Over 50s 'spend their cash on holidays and cars' once they've paid off the mortgage


Updated on 17 June 2016 | 2 Comments

New research reveals what over 50s do with their cash once they've paid off their mortgage.

So, you’ve finally paid off your mortgage. Do you splurge on a holiday or put it into your pension?

For most of us, mortgage payments or rent take up a huge chunk of our monthly income, but many over 50s have paid off their mortgage which leaves them with plenty of extra cash each month.

What do they do with it?

New research has found that we’re splashing that money around: spending on holidays, home improvements and gifts for the children top of our priorities rather than setting aside extra money for our retirement.

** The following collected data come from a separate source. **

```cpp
template <bool GL>
__global__ __launch_bounds__(kFusedThreads) void outlier_fused_kernel(EngineArrays a, int lin, int vcache_cap, int win_cap, int parts,
                                                                     int split_tris, float* tile_dump)
{
    ROFT_RESIDENT(a, RK_OUTLIER);
    extern __shared__ __attribute__((aligned(16))) unsigned char smem[];
    __shared__ long long s_hi[kFusedThreads / 64], s_lo[kFusedThreads / 64];
    __shared__ int s_cnt[kFusedThreads / 64];
    __shared__ int s_box[4];
    __shared__ int s_behind;
    __shared__ int s_last;
    __shared__ int s_settled;
    const int per = 2 * parts, lin_id = (int)blockIdx.x;
    const int obj = (lin_id / (8 * per)) * 8 + (lin_id & 7), bx = (lin_id >> 3) % per;
    if (obj >= a.n_obj) return;
    const int alt = bx / parts, part = bx % parts, tid = threadIdx.x;
    ObjState& st = a.state[obj];
    PoseLane& pl = st.lane[lin];
    if (pl.pending_frame < 0) return;
    const FrameCtrl& c = frame_ctrl(a, pl.pending_frame, obj);
    const ObjParams& prm = a.params[obj];
    const PoseBelief& bl = st.belief[b_alt(lin, alt)];
    const RenderPose P = make_pose(bl.mean + 6, bl.mean + 9);
    const int d = a.cam.divider, tw = a.tile_w, th = a.tile_h;
    const float fx = (float)(a.cam.fx / d), fy = (float)(a.cam.fy / d), cx = (float)(a.cam.cx / d), cy = (float)(a.cam.cy / d);
    const int nv = prm.n_verts, nt = prm.n_tris;
    const bool cached = GL && nv <= vcache_cap;
    float* s_v = reinterpret_cast<float*>(smem);
    uint32_t* s_z = reinterpret_cast<uint32_t*>(smem + (GL ? vertex_cache_bytes(vcache_cap) : 0));
    uint64_t* s_k = reinterpret_cast<uint64_t*>(s_z);
    if (tid < 4) s_box[tid] = (tid < 2) ? INT32_MAX : -1;
    if (tid == 0) s_behind = 0;
#ifdef ROFT_FUSED_PROFILE
    long long u_t0 = wall_clock64();
    if (tid < 8 && bx < 4) st.dbg[bx * 8 + tid] = 0;
#endif
    __syncthreads();
    auto project = [&](const float* v, float& sx, float& sy, float& z) {
        if constexpr (GL) project_vertex_gl(v, P, fx, fy, cx, cy, sx, sy, z);
        else project_vertex(v, P, fx, fy, cx, cy, sx, sy, z);
    };
    if constexpr (GL) {
        project_mesh<kFusedThreads, 4>(prm.verts, nv, cached, s_v, tw, th, s_box, &s_behind, project);
        __syncthreads();
    } else {
        if (tid < 64 && prm.n_clusters > 0) {
            const int k = tid & 7;
            const float vc[3] = {prm.box_corners[3 * k], prm.box_corners[3 * k + 1], prm.box_corners[3 * k + 2]};
            int box[4];
            const bool settled = corner_box_settles(vc, P, fx, fy, cx, cy, tw, th, box);
            if (tid == 0) {
                s_settled = settled ? 1 : 0;
                if (settled) { s_box[0] = box[0]; s_box[1] = box[1]; s_box[2] = box[2]; s_box[3] = box[3]; }
            }
        } else if (tid == 0) {
            s_settled = 1;
        }
        __syncthreads();
        if (!s_settled) {
            project_mesh<kFusedThreads, 4>(prm.verts, nv, false, s_v, tw, th, s_box, &s_behind, project);
            __syncthreads();
        }
    }
    UTICK(0);
    const int i0 = min(s_box[0], tw - 1), i1 = s_box[2];
    int j0 = min(s_box[1], th - 1), j1 = s_box[3];
    int R = parts;
    if (!GL && split_tris && parts > 1 && i1 >= i0 && j1 >= j0 && i0 >= 0 && j0 >= 0) {
        const long long w_all = i1 - i0 + 1, rows_all = j1 - j0 + 1;
// ... 95 lines not shown
                        float v_n[3] = {v[0], v[1], v[2]};
                        uint32_t w_n = w;
                        if (todo) fetch(cluster_of(base + (int)__builtin_ctzll(todo)), v_n, w_n);
                        float sx, sy, z;
                        project_vertex(v, P, fx, fy, cx, cy, sx, sy, z);
                        const int a0 = (int)(w & 63u), a1 = (int)((w >> 6) & 63u), a2 = (int)((w >> 12) & 63u);
                        const float x0 = __shfl(sx, a0, 64), y0 = __shfl(sy, a0, 64), z0 = __shfl(z, a0, 64);
                        const float x1 = __shfl(sx, a1, 64), y1 = __shfl(sy, a1, 64), z1 = __shfl(z, a1, 64);
                        const float x2 = __shfl(sx, a2, 64), y2 = __shfl(sy, a2, 64), z2 = __shfl(z, a2, 64);
                        raster_projected(x0, y0, z0, x1, y1, z1, x2, y2, z2, tw, th, js, je, rule_on ? 1 + (int)((w >> 18) & 1u) : 0, store);
                        v[0] = v_n[0]; v[1] = v_n[1]; v[2] = v_n[2];
                        w = w_n;
                    }
                }
            }
            __syncthreads();
            UTICK(2);
            if constexpr (!GL) if (split) {
                const size_t slab0 = (((size_t)lin * a.zmerge_slabs + (size_t)obj * parts + (size_t)band * G) * 2 + alt) * a.zmerge_stride;
                uint32_t* mine = a.zmerge + slab0 + (size_t)grp * 2 * a.zmerge_stride;
                int* arrivals = a.zcount + (((size_t)lin * a.n_obj + obj) * 2 + alt) * kMaxOutlierParts + band;
                for (int i = tid; i < npx; i += kFusedThreads)
                    __hip_atomic_store(&mine[i], s_z[i], __ATOMIC_RELAXED, __HIP_MEMORY_SCOPE_AGENT);
                __atomic_signal_fence(__ATOMIC_SEQ_CST);
                __builtin_amdgcn_s_waitcnt(0);
                __atomic_signal_fence(__ATOMIC_SEQ_CST);
                __syncthreads();
                if (tid == 0) {
                    const int before = __hip_atomic_fetch_add(arrivals, 1, __ATOMIC_RELAXED, __HIP_MEMORY_SCOPE_AGENT);
                    s_last = (before == G - 1) ? 1 : 0;
                    if (before == G - 1) __hip_atomic_store(arrivals, 0, __ATOMIC_RELAXED, __HIP_MEMORY_SCOPE_AGENT);
                }
                __syncthreads();
                if (!s_last) return;
                static_assert(kMaxOutlierParts <= 8, "eight slabs per pixel");
                const uint32_t* others = a.zmerge + slab0;
                const size_t slab_step = 2 * a.zmerge_stride;
                const uint32_t* op[7];
                {
                    int k = 0;
#pragma unroll
                    for (int p = 0; p < 8; ++p)
                        if (p < G && p != grp && k < 7) op[k++] = others + (size_t)p * slab_step;
                    for (; k < 7; ++k) op[k] = others;
                }
                for (int i = tid; i < npx; i += kFusedThreads) {
                    uint32_t m = s_z[i];
                    uint32_t v0, v1, v2, v3, v4, v5, v6;
                    switch (G - 1) {
                    case 1:
                        asm volatile("global_load_dword %0, %1, off sc1\n\ts_waitcnt vmcnt(0)" : "=&v"(v0) : "v"(op[0] + i) : "memory");
                        m = min(m, v0);
                        break;
                    case 2:
                        asm volatile("global_load_dword %0, %2, off sc1\n\tglobal_load_dword %1, %3, off sc1\n\ts_waitcnt vmcnt(0)"
                                     : "=&v"(v0), "=&v"(v1) : "v"(op[0] + i), "v"(op[1] + i) : "memory");
                        m = min(m, min(v0, v1));
                        break;
                    case 3:
                        asm volatile("global_load_dword %0, %3, off sc1\n\tglobal_load_dword %1, %4, off sc1\n\tglobal_load_dword %2, %5, off sc1\n\t"
                                     "s_waitcnt vmcnt(0)"
                                     : "=&v"(v0), "=&v"(v1), "=&v"(v2) : "v"(op[0] + i), "v"(op[1] + i), "v"(op[2] + i) : "memory");
                        m = min(min(m, v0), min(v1, v2));
                        break;
                    case 4:
                        asm volatile("global_load_dword %0, %4, off sc1\n\tglobal_load_dword %1, %5, off sc1\n\tglobal_load_dword %2, %6, off sc1\n\t"
                                     "global_load_dword %3, %7, off sc1\n\ts_waitcnt vmcnt(0)"
// ... 39 lines not shown
                    dep[k] = (i < n) ? fdep[i] : 0.0f;
                    pix[k] = (i < n) ? fpix[i] : 0u;
                }
#pragma unroll
                for (int k = 0; k < kBatch; ++k) {
                    if (!((dep[k] > 0) && ((double)dep[k] < 2.0))) continue;
                    const int v = (int)(pix[k] >> 16), u = (int)(pix[k] & 0xFFFFu);
                    const int tj = v / d, ti = u / d;
                    if (tj < js || tj > je || ti < i0 || ti > i1) continue;
                    if constexpr (GL) {
                        const uint64_t key = s_k[(tj - js) * win_w + (ti - i0)];
                        if ((uint32_t)(key >> 32) != kGlDepthClear) { err.add(fabsf(dep[k] - gl_resolve(key, ti, tj))); cnt += 1; }
                    } else {
                        const uint32_t b = s_z[(tj - js) * win_w + (ti - i0)];
                        if (b != kDepthEmpty) { err.add(fabsf(dep[k] - __uint_as_float(b))); cnt += 1; }
                    }
                }
            }
            __syncthreads();
            UTICK(3);
#ifdef ROFT_FUSED_PROFILE
            if (tid == 0 && bx < 4) st.dbg[bx * 8 + 4] += 1;
            if (tid == 0 && bx < 4) st.dbg[bx * 8 + 5] = (long long)win_w * 100 ;
            if (tid == 0 && bx < 4) st.dbg[bx * 8 + 6] = (long long)(j1 - j0 + 1) * 100;
#endif
        }
    }
    for (int off = 32; off > 0; off >>= 1) {
        err.hi += __shfl_down(err.hi, off, 64);
        err.lo += __shfl_down(err.lo, off, 64);
        cnt += __shfl_down(cnt, off, 64);
    }
    if ((tid & 63) == 0) { s_hi[tid >> 6] = err.hi; s_lo[tid >> 6] = err.lo; s_cnt[tid >> 6] = cnt; }
    __syncthreads();
    if (tid == 0) {
        long long hi = 0, lo = 0;
        int n2 = 0;
        for (int w = 0; w < kFusedThreads / 64; ++w) { hi += s_hi[w]; lo += s_lo[w]; n2 += s_cnt[w]; }
        pl.part_hi[alt][band] = hi;
        pl.part_lo[alt][band] = lo;
        pl.part_cnt[alt][band] = (double)n2;
        if (band == 0) pl.n_parts[alt] = R;
    }
}

static std::atomic<int> g_outlier_split{-1};
void set_outlier_split(int mode) { g_outlier_split.store(mode < 0 ? -1 : (mode ? 1 : 0), std::memory_order_relaxed); }

int launch_outlier(const EngineArrays& a, int lin, hipStream_t s, hipEvent_t stop, const OutlierLaunchOpts* opts)
{
    if (!(opts && opts->render_mode == ROFT_RENDER_GL) && a.meshes_without_clusters > 0)
        return host::fail(ROFT_ERR_STATE, "outlier test: a mesh went up without clusters (MeshLayout::kWalkClusters)");
    const size_t lds_total = kRasterLdsBudget;
    const size_t vbytes = vertex_cache_bytes(a.max_verts);
    const bool gl = opts && opts->render_mode == ROFT_RENDER_GL;
    const size_t zb = gl ? 8 : 4;
    const size_t min_win = zb * std::max(8192, a.tile_w);
    const bool cache = gl && vbytes + min_win <= lds_total && !(opts && opts->no_vertex_cache);
    const int vcache_cap = cache ? a.max_verts : 0;
    int win_cap = (int)((lds_total - (cache ? vbytes : 0)) / zb);
    (void)set_max_dynamic_lds(gl ? reinterpret_cast<const void*>(outlier_fused_kernel<true>) : reinterpret_cast<const void*>(outlier_fused_kernel<false>),
                              (int)lds_total);
    int parts = std::max(1, std::min(kMaxOutlierParts, device_cu_count() / (2 * std::max(a.n_obj, 1))));
    if (a.outlier_parts > 0) parts = std::min(a.outlier_parts, kMaxOutlierParts);
    if (opts && opts->parts > 0) parts = std::min(opts->parts, kMaxOutlierParts);
    if (opts && opts->parts < 0) parts = std::max(1, parts / -opts->parts);
    static const int split_env = getenv("ROFT_OUTLIER_SPLIT") ? atoi(getenv("ROFT_OUTLIER_SPLIT")) : -1;
    const int forced = g_outlier_split.load(std::memory_order_relaxed) >= 0 ? g_outlier_split.load(std::memory_order_relaxed) : split_env;
    int split = (opts && opts->split >= 0) ? opts->split : (forced >= 0 ? forced : 1);
    if (parts <= 1 || !a.zmerge || (size_t)a.n_obj * parts > a.zmerge_slabs) split = 0;
    if (gl) split = 0;
    const int lds_parts = split ? 1 : parts;
    const size_t win_need = zb * std::max((size_t)a.tile_w, ((size_t)a.tile_w * a.tile_h + lds_parts - 1) / lds_parts + (size_t)a.tile_w);
    const size_t lds = std::min(lds_total, (((cache ? vbytes : 0) + win_need + 15) & ~(size_t)15));
    win_cap = std::min(win_cap, (int)((lds - (cache ? vbytes : 0)) / zb));
// ... 17 lines not shown
```

### roft_amd/csrc/k_ukf.hip

```cpp
#include "roft_device.h"

#pragma clang fp contract(fast)

namespace roft {

#ifdef ROFT_UKF_PROFILE
#define TICK(L, i) do { __syncthreads(); if (threadIdx.x == 0) { long long _t = clock64(); (L).dbg[i] += _t - (L).t0; (L).t0 = _t; } } while (0)
#else
#define TICK(L, i) do {} while (0)
#endif
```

Over 50s who own their home outright reported that not having to make mortgage repayments left them £322 better off each month. The research by Saga Investment Services found that half of people put some of that extra cash into a savings account, while 45% paid for home improvements, 40% spent the money on holidays and 27% bought a new car.

“Repaying a mortgage is one of life’s biggest financial achievements, and it’s understandable that people want to enjoy the income boost that they’re finally getting after decades of repayments,” says Nici Audhlam-Gardiner, managing director of Saga Investment Services. “But this often comes when there’s limited time to build up as big a nest-egg as possible for retirement.”

Using that money to boost your pension could make a huge difference to when you retire and how large your retirement income is.

Pensions are a low priority

Only 23% of people put the extra money they had each month after paying off their mortgage into their pension. Even those that do only set aside 40% of the additional money for retirement.

Of those surveyed the average retirement age was 62, with the mortgage paid off at 55. That means a seven-year period of increased pension saving. If you put all the extra cash into your pension you could save an extra £40,000 thanks to the generous tax relief on pension contributions.

“In our survey, a third of people said they were able to retire earlier than planned because they’d made the effort to put their extra income into their pension, while 44% said they have ended up with a higher retirement income than they originally expected,” says Audhlam-Gardiner.

“Making the most of your finances in the run up to retirement is vital to ensure you have a comfortable life once work is over.”